〇〇二 毒



 どうにか無事にパーティーがお開きになり、トカクは帰りの馬車に乗り込んだ。


(ああ、ウハクのバカが、いくらなんでもあそこまでバカだとは思わなかったぜ!)


 一度ウハクを連れて城に帰った馬車は、トカクを迎えに行くためにまた戻ってきた。御者にも馬にも無駄足を踏ませてしまい、トカクは申し訳なく思う。

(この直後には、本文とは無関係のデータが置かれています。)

@@ -199,25 +343,33 @@
         seg_cnt[(size_t)i * n_seg + w] = (uint32_t)s_seg[i];
         if (chkp) chkp[(size_t)i * n_seg + w] = s_ck[i];
     }
+#ifdef VDB_DEAL_STAMP
+    if (threadIdx.x == 0 && w < W8L_ST_WG) {
+        unsigned long long* o = g_deal_stamps[dl.stamp % W8L_ST_LAUNCH][w];
+        o[0] = st_t0;
+        o[1] = wall_clock64();
+        o[2] = (unsigned long long)deal.n_tiles;
+        o[3] = 1ull;
+    }
+#endif
 }
 
 constexpr int W8L1_SMAX = 6;
 
+constexpr int W8L1_CNT_B = W8L_QB * 4 + W8L_CQ * 4;
 template <int G>
 __host__ __device__ constexpr int w8l1_nslot() {
-    return (160 * 1024 - W8L_QB * 4) / (G * 1024) < W8L1_SMAX ? (160 * 1024 - W8L_QB * 4) / (G * 1024) : W8L1_SMAX;
-}
-template <int N>
-__device__ __forceinline__ void w8l1_wait_bar() { asm volatile("s_waitcnt vmcnt(%0) lgkmcnt(0)\n\ts_barrier" ::"n"(N) : "memory"); }
+    return (160 * 1024 - W8L1_CNT_B) / (G * 1024) < W8L1_SMAX ? (160 * 1024 - W8L1_CNT_B) / (G * 1024) : W8L1_SMAX;
+}
 template <int G>
-__host__ __device__ constexpr size_t w8l1_lds_bytes() { return (size_t)w8l1_nslot<G>() * G * 1024 + (size_t)W8L_QB * 4; }
+__host__ __device__ constexpr size_t w8l1_lds_bytes() { return (size_t)w8l1_nslot<G>() * G * 1024 + (size_t)W8L1_CNT_B; }
 
 template <int G, bool NT>
 __global__ void __launch_bounds__(64 * W8L_NW, 1)
 scan8wl1_kernel(const float* __restrict__ Xq, const uint32_t* __restrict__ mask, const float* __restrict__ Qq,
                const float* __restrict__ lsl, const float* __restrict__ qscal, int64_t N, int B, float* __restrict__ gl_s, uint32_t* __restrict__ gl_i,
                int64_t gl_cap, uint32_t* __restrict__ seg_cnt, const uint32_t* __restrict__ gthr,
-               uint32_t* __restrict__ chkp) {
+               uint32_t* __restrict__ chkp, W8lDeal dl) {
     constexpr int NW = W8L_NW, NSLOT = w8l1_nslot<G>();
     constexpr size_t TILE_B = (size_t)G * 1024;
     constexpr size_t GSTEP = 8 * BLOCK_FLOATS;
@@ -225,6 +377,7 @@
     static_assert(G % NW == 0, "a tile's blocks spread evenly over the waves");
     extern __shared__ __attribute__((aligned(16))) char s_dyn[];
     int* s_seg = (int*)(s_dyn + NSLOT * TILE_B);
+    uint32_t* s_q = (uint32_t*)(s_seg + W8L_QB);
 
     const int lane = threadIdx.x & 63;
     const int wv = __builtin_amdgcn_readfirstlane(threadIdx.x >> 6);
@@ -232,14 +385,26 @@
     const int q0 = wv * 32;
     const bool active = q0 < B;
     const int64_t T = (N + 31) >> 5;
-    const int64_t my_tiles = T > w ? (T - 1 - w) / n_seg + 1 : 0;
     const uint32_t ring = (uint32_t)(uintptr_t)(const __attribute__((address_space(3))) char*)s_dyn;
+    if (w < dl.skip) return w8l_skip_out(B, n_seg, w, seg_cnt, chkp);
+#ifdef VDB_DEAL_STAMP
+    const unsigned long long st_t0 = wall_clock64();
+#endif
+    w8l_dealer<1, NSLOT - 1> deal;
+    deal.init(s_q, dl, T, n_seg, w);
+    if (wv == 0) deal.first_claims(lane);
 
     if (lane < 32) s_seg[wv * 32 + lane] = 0;
 
-    auto issue = [&](int64_t m) {
+    auto issue = [&](int m) {
+        deal.issue_claim(m);
+        if (m >= deal.s_end) return;
         const uint32_t sbase = ring + (uint32_t)((m % NSLOT) * TILE_B);
-        const int64_t t = m * n_seg + w;
+        const uint32_t t = deal.tile(deal.ib, m, 0);
+        if (t >= (uint32_t)T) return;
+#ifdef VDB_DEAL_STAMP
+        ++deal.n_tiles;
+#endif
 #pragma unroll
         for (int u = 0; u < LPW; ++u) {
             const int g = wv * LPW + u;
@@ -259,22 +424,28 @@
 #pragma unroll
         for (int g = 0; g < G; ++g) qr[g] = *(const f32x4*)(qs + g * GSTEP);
     }
-#pragma unroll
-    for (int p = 0; p < NSLOT - 1; ++p)
-        if (p < my_tiles) issue(p);
-
-    for (int64_t m = 0; m < my_tiles; ++m) {
-        static_assert(NSLOT >= 2 && NSLOT <= 6 && (NSLOT - 2) * LPW <= 63, "vmcnt range");
-        switch ((int)min<int64_t>(NSLOT - 2, my_tiles - 1 - m)) {
-            case 4: w8l1_wait_bar<4 * LPW>(); break;
-            case 3: w8l1_wait_bar<3 * LPW>(); break;
-            case 2: w8l1_wait_bar<2 * LPW>(); break;
-            case 1: w8l1_wait_bar<LPW>(); break;
-            default: w8l1_wait_bar<0>(); break;
-        }
-        if (m + NSLOT - 1 < my_tiles) issue(m + NSLOT - 1);
+    __syncthreads();
+    uint32_t got;
+    asm volatile("v_mov_b32 %0, 0" : "=v"(got));
+#pragma unroll
+    for (int p = 0; p < NSLOT - 1; ++p) issue(p);
+
+    for (int m = 0; m < deal.s_end; ++m) {
+        static_assert(NSLOT >= 3 && NSLOT <= 6 && (NSLOT - 2) * LPW < 63, "vmcnt range; first claims (w8l_dealer: A <= 5)");
+        switch (min(NSLOT - 2, deal.s_full - 1 - m)) {
+            case 4: w8l_wait_bar<4 * LPW>(); break;
+            case 3: w8l_wait_bar<3 * LPW>(); break;
+            case 2: w8l_wait_bar<2 * LPW>(); break;
+            case 1: w8l_wait_bar<LPW>(); break;
+            default: w8l_wait_bar<0>(); break;
+        }
+        deal.turn(m, wv, got);
+        issue(m + NSLOT - 1);
+        do {
         if (!active) continue;
-        const int64_t t = m * n_seg + w;
+        deal.score_claim(m);
+        const int64_t t = deal.tile(deal.sb, m, 0);
+        if (t >= T) continue;
         i32x16 aH;
 #pragma unroll
         for (int v = 0; v < 16; ++v) aH[v] = 0;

 車内で、トカクはジャケットを脱ぎ捨て息苦しいシャツのボタンをゆるめ、タイも外してしまった。ようやく人心地ついて、トカクは大きく息を吸い込む。


「ああ、襟首が窮屈だ。はやく着替えたい……」

「トカク皇子殿下。お寒くございませんか。よろしければ……」

「うむ」


 従者が羽織を用意してくれていたので、トカクはそれに袖を通した。


「――卒業しちまえばユウヅツと物理的に離れて落ち着くかと思っていたのに、まさか最後の最後で、あんっな爪痕を残そうとするなんて……!」

「心中お察しいたします」

「いや、ウハクが何かするつもりなのは分かっていたんだ。その度合いを予測できず、阻止もできなかった自分が、不甲斐なくて腹が立つぜ……!」


 などとイライラしているうちに、トカクを乗せた馬車は城に到着していた。


 馬車の外に出ると雪が降っていた。


 従者が差した傘の下から、トカクは空を見上げる。雪でなく星が降ってきているのかと見紛うような空だった。


 ……今日のウハクのドレスは、ちょうどこんな星空をイメージしてあつらえたものだった。

 お披露目して早々にウハクが中座してしまったことが、トカクの心を曇らせた。あまりに身勝手とはいえ、ウハクが意中の男に求婚しているところを邪魔したのは事実だったし。いくら不相応な男とはいえ、ウハクが本気で好いているらしいことを、トカクは分かっていたので……。


 しかし、トカクはすぐに感傷を打ち消すと、門に向かって歩き出す。


「ウハクと話した後、今日の卒業パーティーの件で皇帝陛下に報告する。先触れを出してくれ」


 使用人に伝えて、トカクは城の奥へ奥へ、皇女宮へと向かった。


 ウハクの寝室の前までやってきたトカクは、付近にいた侍女を連れ立ってその中へと入った。兄妹とはいえ、寝室で男女が二人きりなどという状況にならないための配慮である。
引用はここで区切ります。